Picked up some pork carnitas from a good Mexican restaurant by my house.  It's melt in your mouth tender, slow cooked marinated pork, red chili sauce, sauteed onions, pico de gallo, lettuce and tomatoes...served with flour tortillas.  Mmmmm...so good! epper:


----------



## SeaBreeze (Mar 2, 2013)

Just had a nice long soak in a hot bath...epsom salts for the old girl in me, and bubble bath for the young girl in me.  Gotta do that more often, soooo relaxing. :bath:


----------



## SeaBreeze (Mar 3, 2013)

Just got back from a nice 3 1/2 mile walk, sunny and 60 degree weather.  Took a pic of a bunny wabbit and robin red breast...


----------



## TICA (Mar 8, 2013)

Have had a very busy week, spending nights with my Mom who is recovering from her knee replacement in fine style.   My son is home on vacation and since he didn't make it for Christmas, we are having a turkey dinner today.  Christmas in March - love it!   It's a bit overcast but I can finally see some of the lawn as the snow melts - it is taking it's time though.....

Have a wonderful day everyone!!


----------



## Ozarkgal (Mar 8, 2013)

Seabreeze...I missed your nature walk bunny and robin pics until now..a sure sign that spring is upon us!

TICA...glad to hear an update on your mom, and that she is progressing so well.

LOL...about the Christmas dinner.  I did the same thing a couple of weeks ago for my brother. Have a nice Christmas in March..it's kind of a humdrum month and could use some livening up.:christmas2::christmas2::christmas2:


----------



## Ozarkgal (Mar 8, 2013)

mg:Today we are finishing up the tile work in the bathroom...as usual, I created a monster home project...3 trips to the depot so far to get extra tiles, switch out grout, buy new electrical face plate covers, now one more trip to town this morning to switch out grout color since I don't like the one we got yesterday....

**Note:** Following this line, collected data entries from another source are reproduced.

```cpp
__global__ void __launch_bounds__(64) emit_half_kernel(EmitHalfArgs a)
{
    const u32 lane = threadIdx.x;
    u64 chunk_base = 0;
    u32 chunk_used = EMIT_CHUNK;
    bool have_chunk = false;
    auto close_chunk = [&]() {
        if (have_chunk)
            for (u32 i = chunk_used + lane; i < EMIT_CHUNK; i += 64)
                if (chunk_base + i < a.out_cap) a.out_src[chunk_base + i] = ~0ull;
    };
    const u64 nq = a.own.count();
    u64 cbeg = 0, cend = 0;
    while (wq_grab(a.v.wq, (nq + 63) / 64, cbeg, cend))
    for (u64 blk = cbeg; blk < cend; blk++) {
        const bool live = blk * 64 + lane < nq;
        const u64 v = a.order ? ORDER_ID(a.order[live ? blk * 64 + lane : 0]) : a.own.node_by_id(live ? blk * 64 + lane : 0);
        const u32 cnt = live ? a.hcnt[v] : 0u;
        const u32 Lv = live ? (u32)a.v.len[v] : 0u;
#pragma unroll
        for (u32 r = 0; r < HALF_CAP; r++) {
            bool keep = false;
            u64 e = 0;
            if (cnt <= HALF_CAP && r < cnt) {
                e = a.half[v * HALF_CAP + r];
                const u64 w = ADJ_DST(e);
                if (v < w && (!a.local_only || a.own.otab || w < a.own.hi)) {
                    const u64 twin = ADJ_MAKE(ADJ_DLEN(e) + ADJ_OFF(e) - Lv, v, disco_twin_orient(ADJ_ORI(e)), Lv);
                    const u32 cw = a.hcnt[w];
                    if (cw <= HALF_CAP) {
                        const ulonglong2 *hw = (const ulonglong2 *)(a.half + w * HALF_CAP);
                        const ulonglong2 h0 = hw[0], h1 = hw[1];
                        keep = (cw > 0 && h0.x == twin) || (cw > 1 && h0.y == twin) || (cw > 2 && h1.x == twin) || (cw > 3 && h1.y == twin);
                    } else {
                        const u64 rw = a.ref[w];
                        const u64 *roww = a.adj + REF_POS(rw);
                        const int ti = adj_find(roww, REF_DEG(rw), twin);
                        keep = (ti >= 0) && !(roww[ti] & ADJ_FLAG);
                    }
                }
            }
            const u64 mk = __ballot(keep);
            const u32 kc = __popcll(mk);
            if (kc) {
                if (chunk_used + kc > EMIT_CHUNK) {
                    close_chunk();
                    u64 base = 0;
                    if (lane == 0) base = atomicAdd(a.bump, (u64)EMIT_CHUNK);
                    chunk_base = uniform_u64(base);
                    chunk_used = 0;
                    have_chunk = true;
                }
                if (keep) {
                    const u64 pos = chunk_base + chunk_used + rank_below(mk);
                    if (pos < a.out_cap) {
                        a.out_src[pos] = v;
                        a.out_ent[pos] = e;
                    }
                }
                chunk_used += kc;
            }
        }
    }
    close_chunk();
}

__global__ void emit_valid_kernel(const u64 *__restrict__ out_src, u64 n, u8 *__restrict__ valid)
{
    u64 i = (u64)blockIdx.x * blockDim.x + threadIdx.x;
    for (; i < n; i += (u64)gridDim.x * blockDim.x) valid[i] = out_src[i] != ~0ull;
}

__global__ void emit_compact32_kernel(const u64 *__restrict__ out_src, const u64 *__restrict__ out_ent, const u8 *__restrict__ valid,
                                      const u64 *__restrict__ pos, u64 n, u32 *__restrict__ dst_src, u64 *__restrict__ dst_ent)
{
    u64 i = (u64)blockIdx.x * blockDim.x + threadIdx.x;
    for (; i < n; i += (u64)gridDim.x * blockDim.x)
        if (valid[i]) {
            dst_src[pos[i]] = (u32)out_src[i];
            dst_ent[pos[i]] = out_ent[i];
        }
}

__global__ void emit_compact_kernel(const u64 *__restrict__ out_src, const u64 *__restrict__ out_ent, const u8 *__restrict__ valid,
                                    const u64 *__restrict__ pos, u64 n, u64 *__restrict__ dst_src, u64 *__restrict__ dst_ent)
{
    u64 i = (u64)blockIdx.x * blockDim.x + threadIdx.x;
    for (; i < n; i += (u64)gridDim.x * blockDim.x)
        if (valid[i]) {
            dst_src[pos[i]] = out_src[i];
            dst_ent[pos[i]] = out_ent[i];
        }
}

__global__ void edge_subs_kernel(const u64 *__restrict__ out_src, const u64 *__restrict__ out_ent, const u8 *__restrict__ valid,
                                 const u64 *__restrict__ pos, u64 n, const u64 *__restrict__ reads, const u16 *__restrict__ len, int S,
                                 u16 *__restrict__ subs)
{
    u64 i = (u64)blockIdx.x * blockDim.x + threadIdx.x;
    for (; i < n; i += (u64)gridDim.x * blockDim.x)
        if (valid[i]) {
            const u64 src = out_src[i], e = out_ent[i];
            const int l1 = (int)len[src], l2 = (int)ADJ_DLEN(e), off = (int)ADJ_OFF(e), ovl = l1 - off;
            const u32 o = ADJ_ORI(e);
            const u32 rev = (o == 1 || o == 2);
            subs[pos[i]] = (u16)seg_mismatches<false>(reads + src * S, reads + ADJ_DST(e) * S, S, l2, o >= 2 ? off : 0, o >= 2 ? 0 : l2 - ovl, ovl, rev);
        }
}

__device__ __forceinline__ u32 uf_load(const u32 *p) { return __hip_atomic_load(p, __ATOMIC_RELAXED, __HIP_MEMORY_SCOPE_AGENT); }

__device__ __forceinline__ u32 uf_find(u32 *parent, u32 x)
{
    for (;;) {
        const u32 p = uf_load(&parent[x]);
        if (p == x) return x;
        const u32 g = uf_load(&parent[p]);
        if (g != p) __hip_atomic_store(&parent[x], g, __ATOMIC_RELAXED, __HIP_MEMORY_SCOPE_AGENT);
        x = p;
    }
}

__global__ void uf_init_kernel(u32 *parent, u64 n)
{
    u64 i = (u64)blockIdx.x * blockDim.x + threadIdx.x;
    for (; i < n; i += (u64)gridDim.x * blockDim.x) parent[i] = (u32)i;
}

__global__ void uf_hook_kernel(const u64 *__restrict__ out_src, const u64 *__restrict__ out_ent, const u8 *__restrict__ valid, u64 n_slots, u32 *parent)
{
    u64 i = (u64)blockIdx.x * blockDim.x + threadIdx.x;
    for (; i < n_slots; i += (u64)gridDim.x * blockDim.x) {
        if (!valid[i]) continue;
        u32 a = (u32)out_src[i], b = (u32)ADJ_DST(out_ent[i]);
        for (;;) {
            a = uf_find(parent, a);
            b = uf_find(parent, b);
            if (a == b) break;
            if (a < b) {
                const u32 t = a;
                a = b;
                b = t;
            }
            if (atomicCAS(&parent[a], a, b) == a) break;
        }
    }
}

__global__ void uf_compress_kernel(u32 *parent, u64 n)
{
    u64 i = (u64)blockIdx.x * blockDim.x + threadIdx.x;
    for (; i < n; i += (u64)gridDim.x * blockDim.x) {
        u32 r = (u32)i;
        while (parent[r] != r) r = parent[r];
        parent[i] = r;
    }
}

#define UF_SLOTS 1024u
__global__ void __launch_bounds__(256) uf_count_kernel(const u64 *__restrict__ out_src, const u8 *__restrict__ valid, u64 n_slots, const u32 *__restrict__ parent, u32 *cnt)
{
    __shared__ u32 s_key[UF_SLOTS], s_val[UF_SLOTS];
    for (u32 x = threadIdx.x; x < UF_SLOTS; x += blockDim.x) {
        s_key[x] = 0xFFFFFFFFu;
        s_val[x] = 0u;
    }
    __syncthreads();
    u64 i = (u64)blockIdx.x * blockDim.x + threadIdx.x;
    for (; i < n_slots; i += (u64)gridDim.x * blockDim.x)
        if (valid[i]) {
            const u32 root = parent[(u32)out_src[i]];
            u32 idx = (root * 0x9E3779B1u) >> 22;
            bool placed = false;
            for (int t = 0; t < 8 && !placed; t++) {
                const u32 old = atomicCAS(&s_key[idx], 0xFFFFFFFFu, root);
                if (old == 0xFFFFFFFFu || old == root) {
                    atomicAdd(&s_val[idx], 1u);
                    placed = true;
                } else
                    idx = (idx + 1u) & (UF_SLOTS - 1u);
            }
            if (!placed) atomicAdd(&cnt[root], 1u);
        }
    __syncthreads();
    for (u32 x = threadIdx.x; x < UF_SLOTS; x += blockDim.x)
        if (s_val[x]) atomicAdd(&cnt[s_key[x]], s_val[x]);
}

__global__ void uf_big_kernel(const u32 *__restrict__ cnt, u64 n, u32 thr, u64 *list, u32 *n_list, u32 cap)
{
    u64 i = (u64)blockIdx.x * blockDim.x + threadIdx.x;
    for (; i < n; i += (u64)gridDim.x * blockDim.x)
        if (cnt[i] >= thr) {
            const u32 k = atomicAdd(n_list, 1u);
            if (k < cap) list[k] = (i << 32) | cnt[i];
        }
}

__global__ void uf_assign_kernel(const u64 *__restrict__ pairs, u32 n_pairs, u16 *cfile)
{
    u32 i = blockIdx.x * blockDim.x + threadIdx.x;
    if (i < n_pairs) cfile[pairs[i] >> 32] = (u16)(pairs[i] & 0xFFFF);
}

__global__ void uf_edge_file_kernel(const u64 *__restrict__ out_src, const u8 *__restrict__ valid, const u64 *__restrict__ pos, u64 n_slots,
                                    const u32 *__restrict__ parent, const u16 *__restrict__ cfile, u32 n_files, u16 *edge_file)
{
    u64 i = (u64)blockIdx.x * blockDim.x + threadIdx.x;
    for (; i < n_slots; i += (u64)gridDim.x * blockDim.x)
        if (valid[i]) {
            const u32 r = parent[(u32)out_src[i]];
            u16 f = cfile[r];
            if (f == 0xFFFFu) f = (u16)(((u64)(r * 0x9E3779B1u) * n_files) >> 32);
            edge_file[pos[i]] = f;
        }
}

__global__ void order_count_kernel(const u32 *__restrict__ okey, u64 nq, u32 shift, u32 *__restrict__ cnt, u32 *__restrict__ oslot)
{
    u64 i = (u64)blockIdx.x * blockDim.x + threadIdx.x;
    for (; i < nq; i += (u64)gridDim.x * blockDim.x) oslot[i] = atomicAdd(&cnt[ORDER_BUCKET(okey[i], shift)], 1u);
}

__global__ void order_scatter_kernel(const u32 *__restrict__ okey, const u32 *__restrict__ oslot, const u32 *__restrict__ start, u32 shift, u64 lo, u64 nq,
                                     const u16 *__restrict__ len, u64 *__restrict__ order)
{
    u64 i = (u64)blockIdx.x * blockDim.x + threadIdx.x;
    for (; i < nq; i += (u64)gridDim.x * blockDim.x) order[(u64)start[ORDER_BUCKET(okey[i], shift)] + oslot[i]] = ORDER_MAKE(lo + i, len[lo + i]);
}

__global__ void order_pack_kernel(const u64 *__restrict__ ids, u64 nq, const u16 *__restrict__ len, u64 *__restrict__ order)
{
    u64 i = (u64)blockIdx.x * blockDim.x + threadIdx.x;
    for (; i < nq; i += (u64)gridDim.x * blockDim.x) order[i] = ORDER_MAKE(ids[i], len[ids[i]]);
}

__global__ void count_above_kernel(const u32 *__restrict__ cnt, const u64 *__restrict__ ref, u64 lo, u64 hi, u32 thr, u64 *out)
{
    u64 i = lo + (u64)blockIdx.x * blockDim.x + threadIdx.x;
    u32 c = 0;
    for (; i < hi; i += (u64)gridDim.x * blockDim.x) c += (ref ? REF_DEG(ref[i]) : cnt[i]) > thr;
    for (int o = 32; o > 0; o >>= 1) c += __shfl_down(c, o);
    if ((threadIdx.x & 63) == 0 && c) atomicAdd(out, (u64)c);
}

__global__ void __launch_bounds__(256) stream_copy_kernel(const ulonglong2 *__restrict__ src, ulonglong2 *__restrict__ dst, u64 n)
{
    u64 i = (u64)blockIdx.x * blockDim.x + threadIdx.x;
    const u64 step = (u64)gridDim.x * blockDim.x;
    for (; i + 3 * step < n; i += 4 * step) {
        const ulonglong2 x0 = src[i], x1 = src[i + step], x2 = src[i + 2 * step], x3 = src[i + 3 * step];
        dst[i] = x0;
        dst[i + step] = x1;
        dst[i + 2 * step] = x2;
        dst[i + 3 * step] = x3;
    }
    for (; i < n; i += step) dst[i] = src[i];
}

__global__ void __launch_bounds__(256) gather_rows_kernel(const ulonglong2 *__restrict__ tab, u64 nrows, u32 per_lane, u64 *__restrict__ sink)
{
    const u64 tid = (u64)blockIdx.x * blockDim.x + threadIdx.x;
    u64 acc = 0;
    for (u32 it = 0; it < per_lane; it += 4) {
        ulonglong2 v[4][4];
#pragma unroll
        for (int u = 0; u < 4; u++) {
            const u64 r = disco_hash64(tid * per_lane + it + u) % nrows;
            const ulonglong2 *g = tab + r * 4;
            v[u][0] = g[0];
            v[u][1] = g[1];
            v[u][2] = g[2];
            v[u][3] = g[3];
        }
#pragma unroll
        for (int u = 0; u < 4; u++) acc ^= v[u][0].x ^ v[u][1].y ^ v[u][2].x ^ v[u][3].y;
    }
    if (acc == 0x1234567ull) sink[0] = acc;
}

__global__ void max_u32_kernel(const u32 *__restrict__ p, u64 n, u64 *__restrict__ out)
{
    u64 i = (u64)blockIdx.x * blockDim.x + threadIdx.x;
    u32 m = 0;
    for (; i < n; i += (u64)gridDim.x * blockDim.x) m = max(m, p[i]);
    for (int o = 32; o > 0; o >>= 1) m = max(m, (u32)__shfl_down(m, o));
    if ((threadIdx.x & 63) == 0 && m) atomicMax(out, (u64)m);
}

__global__ void iota_u64_kernel(u64 *p, u64 n)
{
    u64 i = (u64)blockIdx.x * blockDim.x + threadIdx.x;
    for (; i < n; i += (u64)gridDim.x * blockDim.x) p[i] = i;
}

__global__ void fill_u64_kernel(u64 *p, u64 n, u64 val)
{
// ... 6 lines not shown
```

### disco_amd/csrc/disco_text.h

```cpp
#ifndef DISCO_TEXT_H_
#define DISCO_TEXT_H_

#include "disco_kernels.h"

struct TextView {
    const u64 *src, *ent;
    const u8 *valid;
    const u64 *pos;
    const u16 *len;
    const u64 *file_index;
    u64 n_slots;
};

__device__ __forceinline__ u32 tx_digits(u64 v)
{
    u32 d = 1;
    while (v >= 10) {
        v /= 10;
        d++;
    }
    return d;
}
__device__ __forceinline__ char *tx_put(char *p, u64 v)
{
    const u32 d = tx_digits(v);
    for (u32 i = d; i-- > 0;) {
        p[i] = (char)('0' + (u32)(v % 10));
        v /= 10;
    }
    return p + d;
}
struct TextNumbers {
    u64 a, b;
    u32 orient, ovl, len1, off, len2;
};
__device__ __forceinline__ TextNumbers tx_numbers(const TextView &g, u64 s)
{
    TextNumbers t;
    const u64 src = g.src[s], e = g.ent[s], dst = ADJ_DST(e);
    t.a = g.file_index ? g.file_index[src] : src + 1;
    t.b = g.file_index ? g.file_index[dst] : dst + 1;
    t.orient = ADJ_ORI(e);
    t.len1 = g.len[src];
    t.off = ADJ_OFF(e);
    t.ovl = t.len1 - t.off;
    t.len2 = ADJ_DLEN(e);
    return t;
}

__global__ void text_measure_kernel(TextView g, u8 *__restrict__ bytes)
{
    u64 s = (u64)blockIdx.x * blockDim.x + threadIdx.x;
    for (; s < g.n_slots; s += (u64)gridDim.x * blockDim.x) {
        if (!g.valid[s]) continue;
        const TextNumbers t = tx_numbers(g, s);
        bytes[g.pos[s]] = (u8)(tx_digits(t.a) + tx_digits(t.b) + 1 + tx_digits(t.ovl) + tx_digits(t.len1) + tx_digits(t.off) + tx_digits(t.len1 - 1) + tx_digits(t.len2) +
                               tx_digits(t.ovl - 1) + 20);
    }
}

__global__ void text_select_kernel(const u8 *__restrict__ bytes, const u16 *__restrict__ efile, u64 ne, u32 file, u8 *__restrict__ out)
{
    u64 i = (u64)blockIdx.x * blockDim.x + threadIdx.x;
    for (; i < ne; i += (u64)gridDim.x * blockDim.x) out[i] = efile[i] == file ? bytes[i] : (u8)0;
}
__global__ void text_place_kernel(const u64 *__restrict__ within, const u16 *__restrict__ efile, u64 ne, u32 file, u64 base, u64 *__restrict__ place)
{
    u64 i = (u64)blockIdx.x * blockDim.x + threadIdx.x;
    for (; i < ne; i += (u64)gridDim.x * blockDim.x)
        if (efile[i] == file) place[i] = base + within[i];
}

__global__ void text_write_kernel(TextView g, const u64 *__restrict__ place, char *__restrict__ text)
{
    u64 s = (u64)blockIdx.x * blockDim.x + threadIdx.x;
    for (; s < g.n_slots; s += (u64)gridDim.x * blockDim.x) {
        if (!g.valid[s]) continue;
        const TextNumbers t = tx_numbers(g, s);
        char *p = text + place[g.pos[s]];
        p = tx_put(p, t.a); *p++ = '\t';
        p = tx_put(p, t.b); *p++ = '\t';
        *p++ = (char)('0' + t.orient); *p++ = ',';
        p = tx_put(p, t.ovl); *p++ = ','; *p++ = '0'; *p++ = ','; *p++ = '0'; *p++ = ',';
        p = tx_put(p, t.len1); *p++ = ',';
        p = tx_put(p, t.off); *p++ = ',';
        p = tx_put(p, t.len1 - 1); *p++ = ',';
        p = tx_put(p, t.len2); *p++ = ','; *p++ = '0'; *p++ = ',';
        p = tx_put(p, t.ovl - 1); *p++ = ','; *p++ = 'N'; *p++ = 'A'; *p++ = ','; *p++ = '2'; *p++ = '\n';
    }
}
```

I have sticker shock from the prices of these little tiles and the perephial supplies....

The sun is shining bright this morning with a high of 62.  Planning a campfire cookout of venison burgers and cervesas this evening.


----------



## SifuPhil (Mar 8, 2013)

Thursday March 8 2013

12:00 - 1:30AM - work on Net, nibble white cheddar popcorn. Still gulping coffee.

1:30 - 2:30AM - fall asleep watching old _Mission: Impossible_ episode. I'm pretty sure they accomplished their mission.

2:35AM - Cat decides it's playtime. Jumps up on chair where his toys are kept, selects the noisiest, biggest bell-toy and begins to play with gusto. 

3:35AM - Cat tires of playing with toy. Dog begins whining loudly - it sounds like a soprano being murdered.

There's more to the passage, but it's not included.